Dataset content:
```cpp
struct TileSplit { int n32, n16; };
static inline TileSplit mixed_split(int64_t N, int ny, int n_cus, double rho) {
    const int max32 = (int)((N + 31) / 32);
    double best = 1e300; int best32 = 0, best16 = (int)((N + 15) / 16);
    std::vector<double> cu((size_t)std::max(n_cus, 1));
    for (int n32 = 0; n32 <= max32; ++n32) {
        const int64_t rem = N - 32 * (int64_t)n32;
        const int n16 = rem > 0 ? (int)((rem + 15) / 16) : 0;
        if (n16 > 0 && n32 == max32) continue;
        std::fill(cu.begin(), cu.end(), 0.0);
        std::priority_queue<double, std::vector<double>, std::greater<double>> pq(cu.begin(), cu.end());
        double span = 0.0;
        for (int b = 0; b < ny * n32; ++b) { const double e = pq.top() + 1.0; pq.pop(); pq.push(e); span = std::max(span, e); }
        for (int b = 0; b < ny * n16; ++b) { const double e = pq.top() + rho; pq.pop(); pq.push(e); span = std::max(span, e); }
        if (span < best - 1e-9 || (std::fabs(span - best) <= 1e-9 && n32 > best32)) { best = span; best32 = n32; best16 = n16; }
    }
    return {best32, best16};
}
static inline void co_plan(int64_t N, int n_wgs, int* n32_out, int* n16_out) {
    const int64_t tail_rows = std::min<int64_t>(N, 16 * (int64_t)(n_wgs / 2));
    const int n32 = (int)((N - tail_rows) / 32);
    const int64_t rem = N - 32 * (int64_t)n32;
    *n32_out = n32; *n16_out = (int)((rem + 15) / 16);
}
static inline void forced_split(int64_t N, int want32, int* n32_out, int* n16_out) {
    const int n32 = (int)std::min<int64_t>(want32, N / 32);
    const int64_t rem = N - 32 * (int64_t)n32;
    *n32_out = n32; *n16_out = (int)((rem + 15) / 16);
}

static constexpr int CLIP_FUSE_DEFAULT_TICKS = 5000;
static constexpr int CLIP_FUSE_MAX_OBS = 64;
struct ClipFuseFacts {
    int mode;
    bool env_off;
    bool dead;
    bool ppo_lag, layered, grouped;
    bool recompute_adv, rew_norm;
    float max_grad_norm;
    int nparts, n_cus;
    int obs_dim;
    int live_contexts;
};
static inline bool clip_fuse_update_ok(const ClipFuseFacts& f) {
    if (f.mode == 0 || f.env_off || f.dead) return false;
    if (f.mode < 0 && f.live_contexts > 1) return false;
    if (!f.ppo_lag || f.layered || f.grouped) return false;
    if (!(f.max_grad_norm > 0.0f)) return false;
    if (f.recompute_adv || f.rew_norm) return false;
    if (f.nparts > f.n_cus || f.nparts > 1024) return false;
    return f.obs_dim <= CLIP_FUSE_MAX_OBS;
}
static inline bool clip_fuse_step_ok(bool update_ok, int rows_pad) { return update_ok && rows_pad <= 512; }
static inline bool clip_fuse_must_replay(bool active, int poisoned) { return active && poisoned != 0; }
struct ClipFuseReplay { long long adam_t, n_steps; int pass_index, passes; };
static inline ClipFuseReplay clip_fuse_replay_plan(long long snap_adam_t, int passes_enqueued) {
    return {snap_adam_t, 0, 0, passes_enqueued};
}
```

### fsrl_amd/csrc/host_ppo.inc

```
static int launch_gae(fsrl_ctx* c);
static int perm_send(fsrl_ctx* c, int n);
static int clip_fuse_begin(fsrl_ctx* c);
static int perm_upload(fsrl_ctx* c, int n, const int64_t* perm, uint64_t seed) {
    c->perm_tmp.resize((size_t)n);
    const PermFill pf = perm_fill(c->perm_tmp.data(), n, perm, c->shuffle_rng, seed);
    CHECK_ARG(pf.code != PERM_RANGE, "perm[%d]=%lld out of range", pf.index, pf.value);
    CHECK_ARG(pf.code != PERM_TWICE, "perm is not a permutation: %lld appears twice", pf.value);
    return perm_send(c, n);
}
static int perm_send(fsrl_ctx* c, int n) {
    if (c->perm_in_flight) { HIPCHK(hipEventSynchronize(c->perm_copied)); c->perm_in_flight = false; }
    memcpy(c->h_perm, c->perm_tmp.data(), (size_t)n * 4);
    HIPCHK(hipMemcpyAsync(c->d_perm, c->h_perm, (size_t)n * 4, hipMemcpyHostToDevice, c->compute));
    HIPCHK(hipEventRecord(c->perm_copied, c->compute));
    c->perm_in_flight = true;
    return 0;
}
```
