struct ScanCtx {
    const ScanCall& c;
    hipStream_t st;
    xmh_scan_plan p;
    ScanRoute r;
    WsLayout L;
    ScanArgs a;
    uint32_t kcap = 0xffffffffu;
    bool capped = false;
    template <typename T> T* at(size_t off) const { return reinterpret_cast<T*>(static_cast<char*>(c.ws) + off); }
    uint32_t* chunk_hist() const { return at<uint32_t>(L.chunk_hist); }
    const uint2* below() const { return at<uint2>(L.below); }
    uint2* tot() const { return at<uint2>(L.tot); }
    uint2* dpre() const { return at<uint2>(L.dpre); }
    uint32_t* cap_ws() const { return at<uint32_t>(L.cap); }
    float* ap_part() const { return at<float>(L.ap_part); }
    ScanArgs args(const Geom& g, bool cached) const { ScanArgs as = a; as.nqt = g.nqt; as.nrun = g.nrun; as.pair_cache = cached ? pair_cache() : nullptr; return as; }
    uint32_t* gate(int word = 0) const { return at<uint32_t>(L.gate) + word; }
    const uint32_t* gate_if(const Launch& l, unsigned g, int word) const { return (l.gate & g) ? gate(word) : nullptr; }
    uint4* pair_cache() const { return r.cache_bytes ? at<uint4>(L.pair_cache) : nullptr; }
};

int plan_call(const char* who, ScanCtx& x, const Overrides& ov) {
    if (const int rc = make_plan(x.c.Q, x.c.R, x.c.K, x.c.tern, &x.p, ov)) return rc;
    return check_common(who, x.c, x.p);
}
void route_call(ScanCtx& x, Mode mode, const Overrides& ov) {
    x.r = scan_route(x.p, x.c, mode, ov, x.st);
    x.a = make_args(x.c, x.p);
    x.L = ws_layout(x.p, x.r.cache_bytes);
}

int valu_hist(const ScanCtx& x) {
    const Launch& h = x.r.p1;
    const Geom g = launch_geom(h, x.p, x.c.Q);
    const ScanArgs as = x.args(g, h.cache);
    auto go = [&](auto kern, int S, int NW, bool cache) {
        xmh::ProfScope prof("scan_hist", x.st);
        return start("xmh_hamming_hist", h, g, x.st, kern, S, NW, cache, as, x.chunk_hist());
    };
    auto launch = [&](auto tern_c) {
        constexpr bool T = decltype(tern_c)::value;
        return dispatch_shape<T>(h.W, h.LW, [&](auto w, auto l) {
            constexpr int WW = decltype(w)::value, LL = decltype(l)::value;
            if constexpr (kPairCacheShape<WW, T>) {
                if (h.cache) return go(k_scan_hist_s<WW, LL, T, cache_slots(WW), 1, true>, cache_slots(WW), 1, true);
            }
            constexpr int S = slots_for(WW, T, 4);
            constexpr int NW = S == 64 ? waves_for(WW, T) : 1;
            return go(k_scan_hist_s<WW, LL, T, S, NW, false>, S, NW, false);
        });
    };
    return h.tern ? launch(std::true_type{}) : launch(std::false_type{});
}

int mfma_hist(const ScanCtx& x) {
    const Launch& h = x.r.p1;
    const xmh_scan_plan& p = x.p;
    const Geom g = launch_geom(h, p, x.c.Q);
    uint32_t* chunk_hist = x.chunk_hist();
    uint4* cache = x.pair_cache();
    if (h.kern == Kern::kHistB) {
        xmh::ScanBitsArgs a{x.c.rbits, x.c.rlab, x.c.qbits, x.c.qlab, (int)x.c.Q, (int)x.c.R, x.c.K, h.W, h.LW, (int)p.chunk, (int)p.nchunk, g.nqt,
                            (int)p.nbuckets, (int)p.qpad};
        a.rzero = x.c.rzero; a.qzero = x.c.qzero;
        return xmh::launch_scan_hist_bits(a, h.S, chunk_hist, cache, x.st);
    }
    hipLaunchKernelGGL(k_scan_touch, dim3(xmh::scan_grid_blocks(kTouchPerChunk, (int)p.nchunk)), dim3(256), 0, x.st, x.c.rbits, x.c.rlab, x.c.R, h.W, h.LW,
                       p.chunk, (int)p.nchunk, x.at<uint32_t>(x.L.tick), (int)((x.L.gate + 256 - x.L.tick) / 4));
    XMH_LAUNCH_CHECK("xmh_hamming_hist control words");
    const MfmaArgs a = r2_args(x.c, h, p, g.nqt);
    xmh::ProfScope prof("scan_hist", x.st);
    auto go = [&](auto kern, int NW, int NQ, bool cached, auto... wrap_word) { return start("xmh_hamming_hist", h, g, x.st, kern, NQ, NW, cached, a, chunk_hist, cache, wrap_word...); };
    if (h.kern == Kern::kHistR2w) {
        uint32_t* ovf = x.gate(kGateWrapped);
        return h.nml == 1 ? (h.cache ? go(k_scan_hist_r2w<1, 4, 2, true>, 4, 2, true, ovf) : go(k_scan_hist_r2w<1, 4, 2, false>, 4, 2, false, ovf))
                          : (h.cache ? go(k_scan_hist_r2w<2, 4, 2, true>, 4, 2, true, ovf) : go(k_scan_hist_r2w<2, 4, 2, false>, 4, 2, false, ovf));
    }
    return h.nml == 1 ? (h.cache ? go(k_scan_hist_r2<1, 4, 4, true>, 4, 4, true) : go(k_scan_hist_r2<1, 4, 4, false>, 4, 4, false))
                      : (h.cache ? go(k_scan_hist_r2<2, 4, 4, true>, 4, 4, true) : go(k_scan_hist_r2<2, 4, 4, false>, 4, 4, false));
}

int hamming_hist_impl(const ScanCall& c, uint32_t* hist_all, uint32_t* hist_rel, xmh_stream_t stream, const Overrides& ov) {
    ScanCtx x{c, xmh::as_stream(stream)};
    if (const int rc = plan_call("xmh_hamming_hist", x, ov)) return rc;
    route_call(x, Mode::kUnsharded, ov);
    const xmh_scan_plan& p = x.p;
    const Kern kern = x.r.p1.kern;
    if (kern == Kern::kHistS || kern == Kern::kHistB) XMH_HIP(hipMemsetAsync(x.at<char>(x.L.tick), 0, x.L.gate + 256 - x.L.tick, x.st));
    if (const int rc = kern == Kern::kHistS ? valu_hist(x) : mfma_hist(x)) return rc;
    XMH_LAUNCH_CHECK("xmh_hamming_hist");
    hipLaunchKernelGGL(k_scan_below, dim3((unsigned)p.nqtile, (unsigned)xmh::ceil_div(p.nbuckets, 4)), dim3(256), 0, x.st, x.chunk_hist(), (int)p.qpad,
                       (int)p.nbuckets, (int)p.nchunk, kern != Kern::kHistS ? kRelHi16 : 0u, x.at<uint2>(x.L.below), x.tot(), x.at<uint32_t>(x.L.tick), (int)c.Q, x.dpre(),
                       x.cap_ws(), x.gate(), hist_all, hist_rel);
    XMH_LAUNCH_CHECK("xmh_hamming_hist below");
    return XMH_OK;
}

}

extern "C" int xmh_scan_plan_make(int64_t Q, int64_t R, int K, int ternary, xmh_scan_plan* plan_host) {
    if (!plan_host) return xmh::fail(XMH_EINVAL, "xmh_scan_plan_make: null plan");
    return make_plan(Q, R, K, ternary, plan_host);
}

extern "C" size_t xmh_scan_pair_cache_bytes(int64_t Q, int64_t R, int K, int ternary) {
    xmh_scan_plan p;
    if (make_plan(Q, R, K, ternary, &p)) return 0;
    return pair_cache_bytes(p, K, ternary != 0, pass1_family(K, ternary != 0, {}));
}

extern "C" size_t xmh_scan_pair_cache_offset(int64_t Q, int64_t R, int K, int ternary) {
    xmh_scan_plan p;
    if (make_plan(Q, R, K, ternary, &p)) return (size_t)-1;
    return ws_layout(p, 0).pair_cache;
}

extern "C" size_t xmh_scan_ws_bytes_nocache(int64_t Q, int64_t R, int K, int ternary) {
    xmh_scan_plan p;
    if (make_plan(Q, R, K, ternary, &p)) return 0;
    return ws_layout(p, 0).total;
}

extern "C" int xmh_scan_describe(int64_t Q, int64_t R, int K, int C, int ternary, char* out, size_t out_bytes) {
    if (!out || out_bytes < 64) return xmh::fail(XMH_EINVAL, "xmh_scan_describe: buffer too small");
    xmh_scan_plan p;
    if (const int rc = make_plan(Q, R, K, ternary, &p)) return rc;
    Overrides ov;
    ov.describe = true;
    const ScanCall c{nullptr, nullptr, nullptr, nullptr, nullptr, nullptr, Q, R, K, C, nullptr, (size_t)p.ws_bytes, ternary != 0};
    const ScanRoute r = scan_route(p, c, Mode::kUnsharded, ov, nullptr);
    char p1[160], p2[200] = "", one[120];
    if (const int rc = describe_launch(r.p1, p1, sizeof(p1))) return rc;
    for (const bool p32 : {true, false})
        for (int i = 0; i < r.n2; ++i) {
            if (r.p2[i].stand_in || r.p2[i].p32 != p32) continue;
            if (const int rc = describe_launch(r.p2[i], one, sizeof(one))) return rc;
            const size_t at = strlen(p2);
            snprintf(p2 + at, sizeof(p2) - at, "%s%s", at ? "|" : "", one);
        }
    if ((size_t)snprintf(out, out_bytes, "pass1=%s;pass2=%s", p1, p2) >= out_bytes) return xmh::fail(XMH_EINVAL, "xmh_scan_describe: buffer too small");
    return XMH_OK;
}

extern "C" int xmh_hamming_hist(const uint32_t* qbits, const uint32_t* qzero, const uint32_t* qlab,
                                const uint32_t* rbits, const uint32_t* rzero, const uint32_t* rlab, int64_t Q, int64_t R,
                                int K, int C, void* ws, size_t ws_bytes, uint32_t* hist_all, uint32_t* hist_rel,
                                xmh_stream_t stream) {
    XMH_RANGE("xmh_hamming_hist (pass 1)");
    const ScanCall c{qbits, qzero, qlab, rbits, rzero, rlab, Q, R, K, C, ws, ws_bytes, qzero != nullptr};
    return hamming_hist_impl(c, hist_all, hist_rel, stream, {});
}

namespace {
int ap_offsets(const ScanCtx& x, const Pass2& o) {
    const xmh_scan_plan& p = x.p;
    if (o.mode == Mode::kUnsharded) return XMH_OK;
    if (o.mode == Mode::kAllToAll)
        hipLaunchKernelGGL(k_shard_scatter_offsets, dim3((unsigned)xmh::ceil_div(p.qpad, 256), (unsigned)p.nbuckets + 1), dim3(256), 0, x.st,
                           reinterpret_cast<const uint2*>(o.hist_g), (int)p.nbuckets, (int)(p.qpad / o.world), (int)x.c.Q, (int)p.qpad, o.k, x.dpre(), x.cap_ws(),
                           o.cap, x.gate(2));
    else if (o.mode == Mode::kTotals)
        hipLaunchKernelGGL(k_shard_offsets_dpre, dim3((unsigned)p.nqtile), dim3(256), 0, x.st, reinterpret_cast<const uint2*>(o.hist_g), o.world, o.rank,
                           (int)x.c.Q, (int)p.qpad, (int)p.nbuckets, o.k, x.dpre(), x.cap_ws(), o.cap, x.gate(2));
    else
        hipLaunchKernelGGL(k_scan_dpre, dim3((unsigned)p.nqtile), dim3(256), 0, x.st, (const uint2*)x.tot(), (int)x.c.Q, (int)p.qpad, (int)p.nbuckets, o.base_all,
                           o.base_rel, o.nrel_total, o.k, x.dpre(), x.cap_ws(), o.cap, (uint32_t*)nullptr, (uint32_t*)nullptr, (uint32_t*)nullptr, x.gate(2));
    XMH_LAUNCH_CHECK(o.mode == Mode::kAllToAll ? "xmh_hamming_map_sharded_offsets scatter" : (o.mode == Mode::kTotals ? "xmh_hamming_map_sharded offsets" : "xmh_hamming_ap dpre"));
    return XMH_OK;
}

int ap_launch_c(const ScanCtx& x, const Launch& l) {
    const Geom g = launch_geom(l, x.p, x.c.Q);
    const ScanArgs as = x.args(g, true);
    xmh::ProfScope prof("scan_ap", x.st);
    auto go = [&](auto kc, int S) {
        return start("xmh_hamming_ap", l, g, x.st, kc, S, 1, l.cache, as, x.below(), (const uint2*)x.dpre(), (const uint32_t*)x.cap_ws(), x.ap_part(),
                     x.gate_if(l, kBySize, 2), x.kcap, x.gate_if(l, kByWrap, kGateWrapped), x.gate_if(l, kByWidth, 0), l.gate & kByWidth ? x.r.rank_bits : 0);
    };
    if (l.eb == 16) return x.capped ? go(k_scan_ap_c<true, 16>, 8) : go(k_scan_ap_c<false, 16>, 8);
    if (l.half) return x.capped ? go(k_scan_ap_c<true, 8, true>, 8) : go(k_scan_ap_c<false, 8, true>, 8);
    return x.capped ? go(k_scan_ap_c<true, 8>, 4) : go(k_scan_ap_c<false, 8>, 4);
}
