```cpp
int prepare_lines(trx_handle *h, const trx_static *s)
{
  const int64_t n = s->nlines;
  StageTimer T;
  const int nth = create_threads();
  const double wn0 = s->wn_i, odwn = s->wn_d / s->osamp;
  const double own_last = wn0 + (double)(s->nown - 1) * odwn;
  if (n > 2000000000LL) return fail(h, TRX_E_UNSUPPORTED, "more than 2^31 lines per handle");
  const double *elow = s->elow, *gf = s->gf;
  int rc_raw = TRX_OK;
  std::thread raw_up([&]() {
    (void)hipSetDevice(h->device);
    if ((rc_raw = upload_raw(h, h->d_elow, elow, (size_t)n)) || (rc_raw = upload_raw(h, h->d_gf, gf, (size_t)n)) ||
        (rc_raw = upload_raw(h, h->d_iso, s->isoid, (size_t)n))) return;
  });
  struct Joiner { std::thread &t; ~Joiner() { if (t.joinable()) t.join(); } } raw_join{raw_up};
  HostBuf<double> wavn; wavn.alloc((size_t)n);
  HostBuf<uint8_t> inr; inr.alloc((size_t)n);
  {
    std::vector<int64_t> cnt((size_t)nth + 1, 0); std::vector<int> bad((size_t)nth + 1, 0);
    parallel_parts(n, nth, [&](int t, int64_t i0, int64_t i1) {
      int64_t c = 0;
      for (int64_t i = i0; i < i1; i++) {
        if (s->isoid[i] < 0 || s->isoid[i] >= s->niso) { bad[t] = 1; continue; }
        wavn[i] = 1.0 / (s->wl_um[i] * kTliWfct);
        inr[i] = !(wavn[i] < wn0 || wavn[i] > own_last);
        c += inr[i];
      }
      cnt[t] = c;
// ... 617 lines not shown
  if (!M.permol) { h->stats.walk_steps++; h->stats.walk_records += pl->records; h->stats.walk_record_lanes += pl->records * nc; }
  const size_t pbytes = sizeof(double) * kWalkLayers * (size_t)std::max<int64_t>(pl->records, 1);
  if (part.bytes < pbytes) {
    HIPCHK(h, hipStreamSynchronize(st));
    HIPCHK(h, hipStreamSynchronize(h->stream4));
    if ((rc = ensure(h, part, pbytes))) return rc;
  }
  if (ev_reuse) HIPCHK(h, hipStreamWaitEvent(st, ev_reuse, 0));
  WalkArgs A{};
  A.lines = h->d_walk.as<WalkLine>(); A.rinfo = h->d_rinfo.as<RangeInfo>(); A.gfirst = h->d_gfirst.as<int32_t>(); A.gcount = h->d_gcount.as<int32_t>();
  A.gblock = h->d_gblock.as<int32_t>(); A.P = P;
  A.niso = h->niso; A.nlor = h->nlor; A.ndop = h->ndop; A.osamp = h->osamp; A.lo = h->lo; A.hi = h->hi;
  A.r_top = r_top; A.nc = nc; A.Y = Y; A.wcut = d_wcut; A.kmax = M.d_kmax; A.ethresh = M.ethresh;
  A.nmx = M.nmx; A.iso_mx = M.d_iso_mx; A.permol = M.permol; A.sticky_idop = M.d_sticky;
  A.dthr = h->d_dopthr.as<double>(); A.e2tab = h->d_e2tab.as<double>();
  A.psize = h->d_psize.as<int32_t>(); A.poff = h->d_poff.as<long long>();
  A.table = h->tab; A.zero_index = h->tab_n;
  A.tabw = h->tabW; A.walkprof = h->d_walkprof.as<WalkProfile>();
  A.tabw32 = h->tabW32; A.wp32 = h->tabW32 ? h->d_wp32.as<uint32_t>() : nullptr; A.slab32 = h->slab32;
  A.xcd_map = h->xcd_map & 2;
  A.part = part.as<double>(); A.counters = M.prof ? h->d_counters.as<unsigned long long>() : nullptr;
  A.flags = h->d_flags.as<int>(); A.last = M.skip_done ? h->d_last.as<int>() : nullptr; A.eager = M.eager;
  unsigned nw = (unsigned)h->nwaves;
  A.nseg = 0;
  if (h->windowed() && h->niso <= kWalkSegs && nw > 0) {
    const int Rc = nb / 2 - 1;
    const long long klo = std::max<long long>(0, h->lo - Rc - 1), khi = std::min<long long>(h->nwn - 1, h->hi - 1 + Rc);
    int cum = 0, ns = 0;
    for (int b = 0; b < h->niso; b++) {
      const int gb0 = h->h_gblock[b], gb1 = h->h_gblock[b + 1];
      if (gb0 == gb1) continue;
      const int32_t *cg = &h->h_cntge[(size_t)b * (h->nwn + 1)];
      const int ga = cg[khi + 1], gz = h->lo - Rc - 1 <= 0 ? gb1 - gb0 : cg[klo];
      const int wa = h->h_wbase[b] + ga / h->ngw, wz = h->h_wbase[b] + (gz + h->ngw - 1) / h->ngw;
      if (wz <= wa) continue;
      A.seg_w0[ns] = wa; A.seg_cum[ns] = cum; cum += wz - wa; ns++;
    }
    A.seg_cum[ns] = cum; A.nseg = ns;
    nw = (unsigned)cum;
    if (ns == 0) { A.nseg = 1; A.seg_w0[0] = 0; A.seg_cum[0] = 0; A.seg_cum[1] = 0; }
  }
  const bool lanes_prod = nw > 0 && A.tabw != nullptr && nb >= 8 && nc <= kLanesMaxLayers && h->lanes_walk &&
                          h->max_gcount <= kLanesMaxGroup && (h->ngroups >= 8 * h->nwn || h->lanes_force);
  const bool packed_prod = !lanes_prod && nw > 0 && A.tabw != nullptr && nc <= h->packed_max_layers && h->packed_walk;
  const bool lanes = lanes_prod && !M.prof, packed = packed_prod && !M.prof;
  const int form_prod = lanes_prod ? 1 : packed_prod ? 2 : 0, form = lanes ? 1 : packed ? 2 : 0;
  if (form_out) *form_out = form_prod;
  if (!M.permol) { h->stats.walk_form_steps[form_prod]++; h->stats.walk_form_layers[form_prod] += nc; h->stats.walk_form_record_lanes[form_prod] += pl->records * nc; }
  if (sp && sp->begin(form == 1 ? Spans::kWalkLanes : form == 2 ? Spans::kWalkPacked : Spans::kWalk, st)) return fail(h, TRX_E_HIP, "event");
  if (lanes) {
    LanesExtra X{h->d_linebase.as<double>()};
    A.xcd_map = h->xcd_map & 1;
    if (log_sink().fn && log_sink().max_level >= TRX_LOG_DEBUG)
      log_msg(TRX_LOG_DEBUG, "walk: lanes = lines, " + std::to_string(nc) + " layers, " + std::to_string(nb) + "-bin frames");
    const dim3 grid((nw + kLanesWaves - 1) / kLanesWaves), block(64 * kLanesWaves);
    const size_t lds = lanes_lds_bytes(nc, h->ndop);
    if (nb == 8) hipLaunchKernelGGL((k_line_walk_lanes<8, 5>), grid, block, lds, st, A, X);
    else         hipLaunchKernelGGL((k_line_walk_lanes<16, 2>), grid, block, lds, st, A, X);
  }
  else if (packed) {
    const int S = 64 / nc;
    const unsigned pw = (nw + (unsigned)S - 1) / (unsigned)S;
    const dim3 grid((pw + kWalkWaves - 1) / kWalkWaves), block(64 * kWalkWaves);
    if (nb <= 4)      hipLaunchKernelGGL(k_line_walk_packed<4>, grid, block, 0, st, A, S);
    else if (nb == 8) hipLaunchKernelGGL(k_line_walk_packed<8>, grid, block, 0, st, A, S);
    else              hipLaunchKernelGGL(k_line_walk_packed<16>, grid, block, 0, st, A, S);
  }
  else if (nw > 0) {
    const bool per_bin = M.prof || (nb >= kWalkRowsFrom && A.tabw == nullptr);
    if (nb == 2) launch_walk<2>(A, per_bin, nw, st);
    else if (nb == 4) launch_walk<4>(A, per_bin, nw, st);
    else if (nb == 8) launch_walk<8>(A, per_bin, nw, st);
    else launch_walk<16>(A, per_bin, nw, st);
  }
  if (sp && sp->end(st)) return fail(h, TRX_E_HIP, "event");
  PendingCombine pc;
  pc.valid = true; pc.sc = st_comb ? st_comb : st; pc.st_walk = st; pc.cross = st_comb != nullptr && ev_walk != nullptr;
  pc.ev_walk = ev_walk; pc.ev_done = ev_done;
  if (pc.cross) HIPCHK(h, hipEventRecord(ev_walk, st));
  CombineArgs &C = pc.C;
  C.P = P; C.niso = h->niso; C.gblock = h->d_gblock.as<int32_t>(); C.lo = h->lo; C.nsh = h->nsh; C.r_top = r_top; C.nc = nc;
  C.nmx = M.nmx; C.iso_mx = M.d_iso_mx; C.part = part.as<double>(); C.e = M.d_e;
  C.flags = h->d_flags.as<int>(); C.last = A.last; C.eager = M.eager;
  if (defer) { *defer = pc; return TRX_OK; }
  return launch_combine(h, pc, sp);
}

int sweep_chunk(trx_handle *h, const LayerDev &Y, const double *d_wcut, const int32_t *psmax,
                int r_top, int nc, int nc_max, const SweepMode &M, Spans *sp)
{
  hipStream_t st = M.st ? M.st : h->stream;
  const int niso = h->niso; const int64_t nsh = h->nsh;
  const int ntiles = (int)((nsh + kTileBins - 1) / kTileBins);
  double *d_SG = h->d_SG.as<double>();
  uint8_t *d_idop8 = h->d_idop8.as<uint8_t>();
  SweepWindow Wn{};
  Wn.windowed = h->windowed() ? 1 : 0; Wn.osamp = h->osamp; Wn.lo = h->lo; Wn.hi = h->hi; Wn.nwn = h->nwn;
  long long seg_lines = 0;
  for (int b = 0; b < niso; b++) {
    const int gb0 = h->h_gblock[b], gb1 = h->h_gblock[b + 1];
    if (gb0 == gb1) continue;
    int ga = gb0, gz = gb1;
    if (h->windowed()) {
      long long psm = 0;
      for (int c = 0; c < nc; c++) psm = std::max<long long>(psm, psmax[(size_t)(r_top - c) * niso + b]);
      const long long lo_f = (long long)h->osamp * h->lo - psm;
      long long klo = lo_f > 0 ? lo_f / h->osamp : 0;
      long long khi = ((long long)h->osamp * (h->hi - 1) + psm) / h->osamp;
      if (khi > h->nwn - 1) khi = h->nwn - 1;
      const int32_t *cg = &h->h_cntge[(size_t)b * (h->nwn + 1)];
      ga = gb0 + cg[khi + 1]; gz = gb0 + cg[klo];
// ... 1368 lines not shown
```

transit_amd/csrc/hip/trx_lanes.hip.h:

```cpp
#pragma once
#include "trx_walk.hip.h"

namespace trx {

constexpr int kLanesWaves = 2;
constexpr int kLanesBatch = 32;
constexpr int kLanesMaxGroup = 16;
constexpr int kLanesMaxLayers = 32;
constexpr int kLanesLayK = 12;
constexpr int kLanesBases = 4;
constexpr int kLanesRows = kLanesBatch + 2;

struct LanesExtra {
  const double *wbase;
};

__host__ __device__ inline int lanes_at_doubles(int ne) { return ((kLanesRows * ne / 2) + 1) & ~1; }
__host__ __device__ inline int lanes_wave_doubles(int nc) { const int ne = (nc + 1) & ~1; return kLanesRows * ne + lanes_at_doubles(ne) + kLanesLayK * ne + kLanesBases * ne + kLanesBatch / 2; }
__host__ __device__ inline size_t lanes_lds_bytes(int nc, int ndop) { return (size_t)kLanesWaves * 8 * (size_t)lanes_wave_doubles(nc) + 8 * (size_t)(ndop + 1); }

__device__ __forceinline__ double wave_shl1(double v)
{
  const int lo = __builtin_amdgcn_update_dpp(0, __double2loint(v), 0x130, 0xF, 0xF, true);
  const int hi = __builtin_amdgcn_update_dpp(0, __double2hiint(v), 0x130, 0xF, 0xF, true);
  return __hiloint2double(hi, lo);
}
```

Action item: Will you return exactly the lines above from the one with "return ws_layout(p, 0).pair_cache;" down to the one with "if (r.p2[i].stand_in ||", counting both as part of the range?

Task result:
    return ws_layout(p, 0).pair_cache;
}

extern "C" size_t xmh_scan_ws_bytes_nocache(int64_t Q, int64_t R, int K, int ternary) {
    xmh_scan_plan p;
    if (make_plan(Q, R, K, ternary, &p)) return 0;
    return ws_layout(p, 0).total;
}

extern "C" int xmh_scan_describe(int64_t Q, int64_t R, int K, int C, int ternary, char* out, size_t out_bytes) {
    if (!out || out_bytes < 64) return xmh::fail(XMH_EINVAL, "xmh_scan_describe: buffer too small");
    xmh_scan_plan p;
    if (const int rc = make_plan(Q, R, K, ternary, &p)) return rc;
    Overrides ov;
    ov.describe = true;
    const ScanCall c{nullptr, nullptr, nullptr, nullptr, nullptr, nullptr, Q, R, K, C, nullptr, (size_t)p.ws_bytes, ternary != 0};
    const ScanRoute r = scan_route(p, c, Mode::kUnsharded, ov, nullptr);
    char p1[160], p2[200] = "", one[120];
    if (const int rc = describe_launch(r.p1, p1, sizeof(p1))) return rc;
    for (const bool p32 : {true, false})
        for (int i = 0; i < r.n2; ++i) {
            if (r.p2[i].stand_in || r.p2[i].p32 != p32) continue;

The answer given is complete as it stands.